### Exercise
The records below must be reproduced in full and without error.

### Data to process

static void adv_add_seg(AdvanceArgs* adv, size_t off, int nelem, const float* partial, int nchunks) {
  AdvanceSeg& sg = adv->seg[adv->nseg++];
  sg.off = (unsigned)off; sg.nelem = (unsigned)nelem; sg.partial = partial; sg.nchunks = nchunks;
}
static int trunk_backward(mi_engine* e, hipStream_t st, Plan& pl, ActSet& A, const float* x0, int n, int T, const float* theta,
                          float* g, const double* gram = nullptr, AdvanceArgs* adv = nullptr, bool last_bn_done = false) {
  const int nl = (int)e->L.size();
  const size_t P = e->PS;
  bool forked = false, red_done[9] = {false, false, false, false, false, false, false, false, false};
  WgradArgs held[9]; int held_l[9], nheld = 0;
  for (int l = nl - 1; l >= 0; --l) {
    const Layer& L = e->L[l];
    const int mpix = n * L.ho * L.wo;
    const bool b1red_done = red_done[0];
    if (l == 0 && e->fuse1) {
      B1Args b1 = b1_args(e, pl, A, x0, n, theta);
      b1.dp = A.dp[0];
      int blk = 0;
      const FinArgs fin = fin_of(e, T, 1.0, FIN_SUMS, g + L.off_gamma, P, g + L.off_beta, P);
      if (b1red_done) {
      } else if (A.zhm) {
        PoolRedArgs pr{A.p[0], A.zhm, nullptr, A.dp[0], nullptr, pl.bnpart, n * L.hp * L.wp, L.co, fin};
        LAUNCH(e, st, OP_BN_BWD_REDUCE, 0, launch_pooled_reduce(st, pr, T, 0, &blk));
// ... 71 lines not shown
    } else {
      hipStream_t ws = l > 0 ? side_fork(e, st, pl.half) : st;
      if (ws != st) forked = true;
      const int rc = issue_wgrad(ws, wa, l);
      if (rc) return rc;
    }
    if (l > 0) {
      ConvArgs ca{};
      ca.in[0] = A.dz[l];
      ca.wt[0] = theta + L.off_w;
      ca.wstride = P;
      ca.out = A.dp[l - 1];
      ca.amax[0] = wa.amax_dz[0];
      ca.g = geom_dgrad(L, n);
      ca.mpix = n * L.h * L.w;
      const float* zh_lo = dgrad_carries_reduce(e, l) ? zh_at_argmax(e, A, l - 1) : nullptr;
      if (zh_lo) {
        const Layer& L0 = e->L[l - 1];
        ca.bp = A.p[l - 1]; ca.bzh = zh_lo; ca.partial = pl.bnpart;
        ca.barg = (l - 1 == 0 && e->fuse1 && e->bred_arg) ? A.arg0 : nullptr;
        ca.fin = fin_of(e, T, 1.0, FIN_SUMS, g + L0.off_gamma, P, g + L0.off_beta, P);
        int blk0 = 0;
        LAUNCH(e, st, OP_DGRAD, l, launch_conv3x3(st, ca, T, 1, EPI_BRED, 1, &blk0));
        if (!ca.fin.counter)
          LAUNCH(e, st, OP_BN_FINALIZE, l - 1, launch_bn_finalize(st, pl.bnpart, blk0, T, L0.co, 1.0, FIN_SUMS, g + L0.off_gamma, P, g + L0.off_beta, P));
        red_done[l - 1] = true;
      } else {
        LAUNCH(e, st, OP_DGRAD, l, launch_conv3x3(st, ca, T, 1, EPI_NONE, 1, nullptr));
      }
    }
  }
  return side_join(e, st, pl.half, forked);
}

static void head_scratch(const mi_engine* e, HeadArgs& ha, float* hscr, int T, int n) {
  ha.rdl = hscr;
  ha.rowloss = hscr + (size_t)T * n * e->d.ways;
  ha.rowhit = ha.rowloss + (size_t)T * n;
}

static int head_pass(mi_engine* e, hipStream_t st, float* hscr, const float* f, const int32_t* y, int n, int T, const float* theta,
                     float* g, float* loss, float* acc, float* logits, float* prob, float* dl, float* df, bool with_grad) {
  const size_t P = e->PS;
  HeadArgs ha{};
  ha.f = f;
  ha.wl = theta + e->off_wl; ha.bl = theta + e->off_bl; ha.pstride = P;
// ... 23 lines not shown
  return MI_OK;
}

struct ExportPause {
  mi_engine* e; float* buf;
  explicit ExportPause(mi_engine* e_) : e(e_), buf(e_ ? e_->bn_export : nullptr) { if (e) e->bn_export = nullptr; }
  ~ExportPause() { if (e) e->bn_export = buf; }
};

static int pass_fwd_bwd(mi_engine* e, hipStream_t st, Plan& pl, ActSet& A, const float* x0, const int32_t* y, int n, int T,
                        const float* theta, float* g, float* loss, float* acc, float* logits, bool with_grad,
                        const double* gram = nullptr, AdvanceArgs* adv = nullptr, bool stats_ready = false, int Tb = -1) {
  const int nl = (int)e->L.size();
  if (Tb < 0) Tb = T;
  const bool fused_last = fused_last_ok(e, pl, n, T);
  int rc = trunk_forward(e, st, pl, A, x0, n, T, theta, gram, stats_ready, fused_last);
  if (rc) return rc;
  rc = export_bn_stats(e, st, A, T);
  if (rc) return rc;
  if (e->d.head_mean_pool) HIPCHK(e, launch_spatial_mean(st, A.p[nl - 1], A.f, T * n, e->head_hw, e->head_c));
  if (with_grad && !adv) HIPCHK(e, hipMemsetAsync(g, 0, (size_t)T * e->PS * sizeof(float), st));
  if (fused_last) {
    const Layer& L = e->L[nl - 1];
    const size_t P = e->PS;
    TailArgs ta{};
    BnArgs& ba = ta.bn;
    ba.z = A.z[nl - 1]; ba.mu = A.mu[nl - 1]; ba.rstd = A.rstd[nl - 1];
    ba.gamma = theta + L.off_gamma; ba.beta = theta + L.off_beta; ba.pstride = P;
    ba.dp = A.dp[nl - 1]; ba.out = A.dz[nl - 1];
    ba.n = n; ba.ho = L.ho; ba.wo = L.wo; ba.c = L.co;
    ba.inv_m = 1.f / (float)(n * L.ho * L.wo);
// ... 15 lines not shown
  }
  rc = head_pass(e, st, pl.hscr, A.f, y, n, T, theta, g, loss, acc, logits, A.prob, A.dl, A.df, with_grad);
  if (rc || !with_grad || Tb == 0) return rc;
  if (e->d.head_mean_pool) HIPCHK(e, launch_spatial_mean_bwd(st, A.df, A.dp[nl - 1], Tb * n, e->head_hw, e->head_c));
  return trunk_backward(e, st, pl, A, x0, n, Tb, theta, g, gram, adv);
}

### Answer space
static void adv_add_seg(AdvanceArgs* adv, size_t off, int nelem, const float* partial, int nchunks) {
  AdvanceSeg& sg = adv->seg[adv->nseg++];
  sg.off = (unsigned)off; sg.nelem = (unsigned)nelem; sg.partial = partial; sg.nchunks = nchunks;
}
static int trunk_backward(mi_engine* e, hipStream_t st, Plan& pl, ActSet& A, const float* x0, int n, int T, const float* theta,
                          float* g, const double* gram = nullptr, AdvanceArgs* adv = nullptr, bool last_bn_done = false) {
  const int nl = (int)e->L.size();
  const size_t P = e->PS;
  bool forked = false, red_done[9] = {false, false, false, false, false, false, false, false, false};
  WgradArgs held[9]; int held_l[9], nheld = 0;
  for (int l = nl - 1; l >= 0; --l) {
    const Layer& L = e->L[l];
    const int mpix = n * L.ho * L.wo;
    const bool b1red_done = red_done[0];
    if (l == 0 && e->fuse1) {
      B1Args b1 = b1_args(e, pl, A, x0, n, theta);
      b1.dp = A.dp[0];
      int blk = 0;
      const FinArgs fin = fin_of(e, T, 1.0, FIN_SUMS, g + L.off_gamma, P, g + L.off_beta, P);
      if (b1red_done) {
      } else if (A.zhm) {
        PoolRedArgs pr{A.p[0], A.zhm, nullptr, A.dp[0], nullptr, pl.bnpart, n * L.hp * L.wp, L.co, fin};
        LAUNCH(e, st, OP_BN_BWD_REDUCE, 0, launch_pooled_reduce(st, pr, T, 0, &blk));
// ... 71 lines not shown
    } else {
      hipStream_t ws = l > 0 ? side_fork(e, st, pl.half) : st;
      if (ws != st) forked = true;
      const int rc = issue_wgrad(ws, wa, l);
      if (rc) return rc;
    }
    if (l > 0) {
      ConvArgs ca{};
      ca.in[0] = A.dz[l];
      ca.wt[0] = theta + L.off_w;
      ca.wstride = P;
      ca.out = A.dp[l - 1];
      ca.amax[0] = wa.amax_dz[0];
      ca.g = geom_dgrad(L, n);
      ca.mpix = n * L.h * L.w;
      const float* zh_lo = dgrad_carries_reduce(e, l) ? zh_at_argmax(e, A, l - 1) : nullptr;
      if (zh_lo) {
        const Layer& L0 = e->L[l - 1];
        ca.bp = A.p[l - 1]; ca.bzh = zh_lo; ca.partial = pl.bnpart;
        ca.barg = (l - 1 == 0 && e->fuse1 && e->bred_arg) ? A.arg0 : nullptr;
        ca.fin = fin_of(e, T, 1.0, FIN_SUMS, g + L0.off_gamma, P, g + L0.off_beta, P);
        int blk0 = 0;
        LAUNCH(e, st, OP_DGRAD, l, launch_conv3x3(st, ca, T, 1, EPI_BRED, 1, &blk0));
        if (!ca.fin.counter)
          LAUNCH(e, st, OP_BN_FINALIZE, l - 1, launch_bn_finalize(st, pl.bnpart, blk0, T, L0.co, 1.0, FIN_SUMS, g + L0.off_gamma, P, g + L0.off_beta, P));
        red_done[l - 1] = true;
      } else {
        LAUNCH(e, st, OP_DGRAD, l, launch_conv3x3(st, ca, T, 1, EPI_NONE, 1, nullptr));
      }
    }
  }
  return side_join(e, st, pl.half, forked);
}

static void head_scratch(const mi_engine* e, HeadArgs& ha, float* hscr, int T, int n) {
  ha.rdl = hscr;
  ha.rowloss = hscr + (size_t)T * n * e->d.ways;
  ha.rowhit = ha.rowloss + (size_t)T * n;
}

static int head_pass(mi_engine* e, hipStream_t st, float* hscr, const float* f, const int32_t* y, int n, int T, const float* theta,
                     float* g, float* loss, float* acc, float* logits, float* prob, float* dl, float* df, bool with_grad) {
  const size_t P = e->PS;
  HeadArgs ha{};
  ha.f = f;
  ha.wl = theta + e->off_wl; ha.bl = theta + e->off_bl; ha.pstride = P;
// ... 23 lines not shown
  return MI_OK;
}

struct ExportPause {
  mi_engine* e; float* buf;
  explicit ExportPause(mi_engine* e_) : e(e_), buf(e_ ? e_->bn_export : nullptr) { if (e) e->bn_export = nullptr; }
  ~ExportPause() { if (e) e->bn_export = buf; }
};

static int pass_fwd_bwd(mi_engine* e, hipStream_t st, Plan& pl, ActSet& A, const float* x0, const int32_t* y, int n, int T,
                        const float* theta, float* g, float* loss, float* acc, float* logits, bool with_grad,
                        const double* gram = nullptr, AdvanceArgs* adv = nullptr, bool stats_ready = false, int Tb = -1) {
  const int nl = (int)e->L.size();
  if (Tb < 0) Tb = T;
  const bool fused_last = fused_last_ok(e, pl, n, T);
  int rc = trunk_forward(e, st, pl, A, x0, n, T, theta, gram, stats_ready, fused_last);
  if (rc) return rc;
  rc = export_bn_stats(e, st, A, T);
  if (rc) return rc;
  if (e->d.head_mean_pool) HIPCHK(e, launch_spatial_mean(st, A.p[nl - 1], A.f, T * n, e->head_hw, e->head_c));
  if (with_grad && !adv) HIPCHK(e, hipMemsetAsync(g, 0, (size_t)T * e->PS * sizeof(float), st));
  if (fused_last) {
    const Layer& L = e->L[nl - 1];
    const size_t P = e->PS;
    TailArgs ta{};
    BnArgs& ba = ta.bn;
    ba.z = A.z[nl - 1]; ba.mu = A.mu[nl - 1]; ba.rstd = A.rstd[nl - 1];
    ba.gamma = theta + L.off_gamma; ba.beta = theta + L.off_beta; ba.pstride = P;
    ba.dp = A.dp[nl - 1]; ba.out = A.dz[nl - 1];
    ba.n = n; ba.ho = L.ho; ba.wo = L.wo; ba.c = L.co;
    ba.inv_m = 1.f / (float)(n * L.ho * L.wo);
// ... 15 lines not shown
  }
  rc = head_pass(e, st, pl.hscr, A.f, y, n, T, theta, g, loss, acc, logits, A.prob, A.dl, A.df, with_grad);
  if (rc || !with_grad || Tb == 0) return rc;
  if (e->d.head_mean_pool) HIPCHK(e, launch_spatial_mean_bwd(st, A.df, A.dp[nl - 1], Tb * n, e->head_hw, e->head_c));
  return trunk_backward(e, st, pl, A, x0, n, Tb, theta, g, gram, adv);
}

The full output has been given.